We think Bush made the mess we're in, that He likes it just fine, and that He thinks the only thing wrong is that it's not messy enough. Yet.

And I'm completely confident that Bush can do a good deal more damage before he goes, if indeed he does go.

Another Versailles courtier relieves himself:

Let's blame the Internet:

"A lot of the commentary that comes out of the Internet world is very harsh," said Frank J. Donatelli, White House political director for Ronald Reagan. "That has a tendency to reinforce people's opinions and harden people's opinions."

Anything but blame Bush, eh? Thank Heavens, though, that at last they aren't blaming The Clenis. Or maybe they did, and the writer was gracious enough to shield them from their folly.

Now the "balance paragraph":

And the president's team takes solace in the fact that the public holds Congress in low esteem, too. More than half disapproved of Congress generally, and Democrats in particular, in the latest Post-ABC survey, though their ratings were still better than Bush's.

Of course, what the writer doesn't mention is that Congress's numbers plunged only after their capitulation on Iraq.

And now, since the writer is done getting quotes from washed up Beltway consultants, he almost does a little actual reportage. So near, and yet so far:

The deep antipathy to Bush has fueled grass-roots support for impeachment. Democrats have resolved not to do that, remembering the division ...

The "division," forsooth? That's what Democrats remember? It sure God isn't what I remember. What I remember is a slow-moving, media-fuelled, Republican coup run by operatives of the Federalist Society, that culminated in the theft, in Florida, of election 2000 and Bush v.

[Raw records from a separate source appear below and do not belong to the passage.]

@@ -727,44 +862,23 @@
     float *__restrict__ C = static_cast<float *>(G.C);
     const size_t n = (size_t)G.N1 * G.N2;
     const size_t stride = (size_t)gridDim.x * blockDim.x;
-    if ((G.N2 & 3) == 0 && (G.ldc & 3) == 0 && !((uintptr_t)C & 15)) {
+    if (tn_sum_quads(G)) {
         const size_t n4 = n >> 2;
         for (size_t i = (size_t)blockIdx.x * blockDim.x + threadIdx.x; i < n4; i += stride) {
-            const f32x4 *p = reinterpret_cast<const f32x4 *>(part) + i;
-            f32x4 a[8];
-#pragma unroll
-            for (int u = 0; u < 8; ++u) a[u] = f32x4{0.f, 0.f, 0.f, 0.f};
-            int k = 0;
-            for (; k + 8 <= G.nsplit; k += 8)
-#pragma unroll
-                for (int u = 0; u < 8; ++u) {
-                    const f32x4 v = p[(size_t)(k + u) * n4];
-                    a[u][0] += v[0]; a[u][1] += v[1]; a[u][2] += v[2]; a[u][3] += v[3];
-                }
-            for (; k < G.nsplit; ++k) {
-                const f32x4 v = p[(size_t)k * n4];
-                a[0][0] += v[0]; a[0][1] += v[1]; a[0][2] += v[2]; a[0][3] += v[3];
-            }
-            f32x4 r;
-#pragma unroll
-            for (int e = 0; e < 4; ++e)
-                r[e] = ((a[0][e] + a[1][e]) + (a[2][e] + a[3][e])) + ((a[4][e] + a[5][e]) + (a[6][e] + a[7][e]));
+            const f32x4 r = tn_sum_rounds8(reinterpret_cast<const f32x4 *>(part) + i, n4, G.nsplit);
             const size_t e0 = i << 2;
             *reinterpret_cast<f32x4 *>(C + (e0 / G.N2) * G.ldc + (e0 % G.N2)) = r;
         }
         return;
     }
-    for (size_t i = (size_t)blockIdx.x * blockDim.x + threadIdx.x; i < n; i += stride) {
-        float s = 0.f;
-        for (int k = 0; k < G.nsplit; ++k) s += part[(size_t)k * n + i];
-        C[(i / G.N2) * G.ldc + (i % G.N2)] = s;
-    }
+    for (size_t i = (size_t)blockIdx.x * blockDim.x + threadIdx.x; i < n; i += stride)
+        C[(i / G.N2) * G.ldc + (i % G.N2)] = tn_sum_serial(part + i, n, G.nsplit);
 }
 
 template <int SP>
 __global__ __launch_bounds__(256) void gemm_tn_reduce_sp_kernel(GemmTnBatch B) {
     constexpr int QB = 256 / SP;
-    __shared__ f32x4 red[SP][QB];
+    __shared__ f32x4 red[SP * QB];
     const GemmTnArgs &G = B.p[blockIdx.y];
     if (G.nsplit <= 1) return;
     const f32x4 *__restrict__ part = static_cast<const f32x4 *>(G.part);
@@ -773,32 +887,12 @@
     const int ql = threadIdx.x % QB, g = threadIdx.x / QB;
     for (size_t q0 = (size_t)blockIdx.x * QB; q0 < n4; q0 += (size_t)gridDim.x * QB) {
         const size_t q = q0 + ql;
-        f32x4 a[4];
-#pragma unroll
-        for (int u = 0; u < 4; ++u) a[u] = f32x4{0.f, 0.f, 0.f, 0.f};
-        if (q < n4) {
-            int k = g;
-            for (; k + 3 * SP < G.nsplit; k += 4 * SP)
-#pragma unroll
-                for (int u = 0; u < 4; ++u) {
-                    const f32x4 v = part[(size_t)(k + u * SP) * n4 + q];
-                    a[u][0] += v[0]; a[u][1] += v[1]; a[u][2] += v[2]; a[u][3] += v[3];
-                }
-            for (; k < G.nsplit; k += SP) {
-                const f32x4 v = part[(size_t)k * n4 + q];
-                a[0][0] += v[0]; a[0][1] += v[1]; a[0][2] += v[2]; a[0][3] += v[3];
-            }
-        }
-        f32x4 r;
-#pragma unroll
-        for (int e = 0; e < 4; ++e) r[e] = (a[0][e] + a[1][e]) + (a[2][e] + a[3][e]);
-        red[g][ql] = r;
+        f32x4 r = f32x4{0.f, 0.f, 0.f, 0.f};
+        if (q < n4) r = tn_sum_strided<SP>(part + q, n4, g, G.nsplit);
+        red[g * QB + ql] = r;
         __syncthreads();
         if (g == 0 && q < n4) {
-            for (int j = 1; j < SP; ++j) {
-                const f32x4 v = red[j][ql];
-                r[0] += v[0]; r[1] += v[1]; r[2] += v[2]; r[3] += v[3];
-            }
+            r = tn_sum_combine<SP>(r, red, QB, ql);
             const size_t e0 = q << 2;
             *reinterpret_cast<f32x4 *>(C + (e0 / G.N2) * G.ldc + (e0 % G.N2)) = r;
         }
@@ -983,7 +1077,7 @@
         }
     }
     B.nblocks = blk;
-    for (int i = 0; i < B.nprob; ++i) B.p[i].Xp = nullptr;
+    for (int i = 0; i < B.nprob; ++i) { B.p[i].Xp = nullptr; B.p[i].cnt = nullptr; B.p[i].red_sp = 0; }
     const bool planes = x3 && tn_has_instance(TN_PLANES, bn1, bn2) && tn_planes_form(B.nprob, min2, x3);
     if (planes)
         for (int i = 0; i < B.nprob; ++i) {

Gore.

... when a Republican Congress impeached Bill Clinton in 1998 for perjury and obstruction of justice to cover up his affair with Monica S. Lewinsky. His public support, though, never fell as far as Bush's. Clinton's worst disapproval rating, 51 percent, came during his first term, and he soared to his highest approval rating days after the Lewinsky scandal broke.

Uh huh.

As if the American people couldn't distinguish between a ginned up scandal that metastatized into a failed perjury trap over a blowjob from the destruction of the Constitution under Bush.

Is there something about associating with Beltway consultants that makes you stupid?

NOTE Of course, the answer to saving the country from Partisan division is Vanity08. Not.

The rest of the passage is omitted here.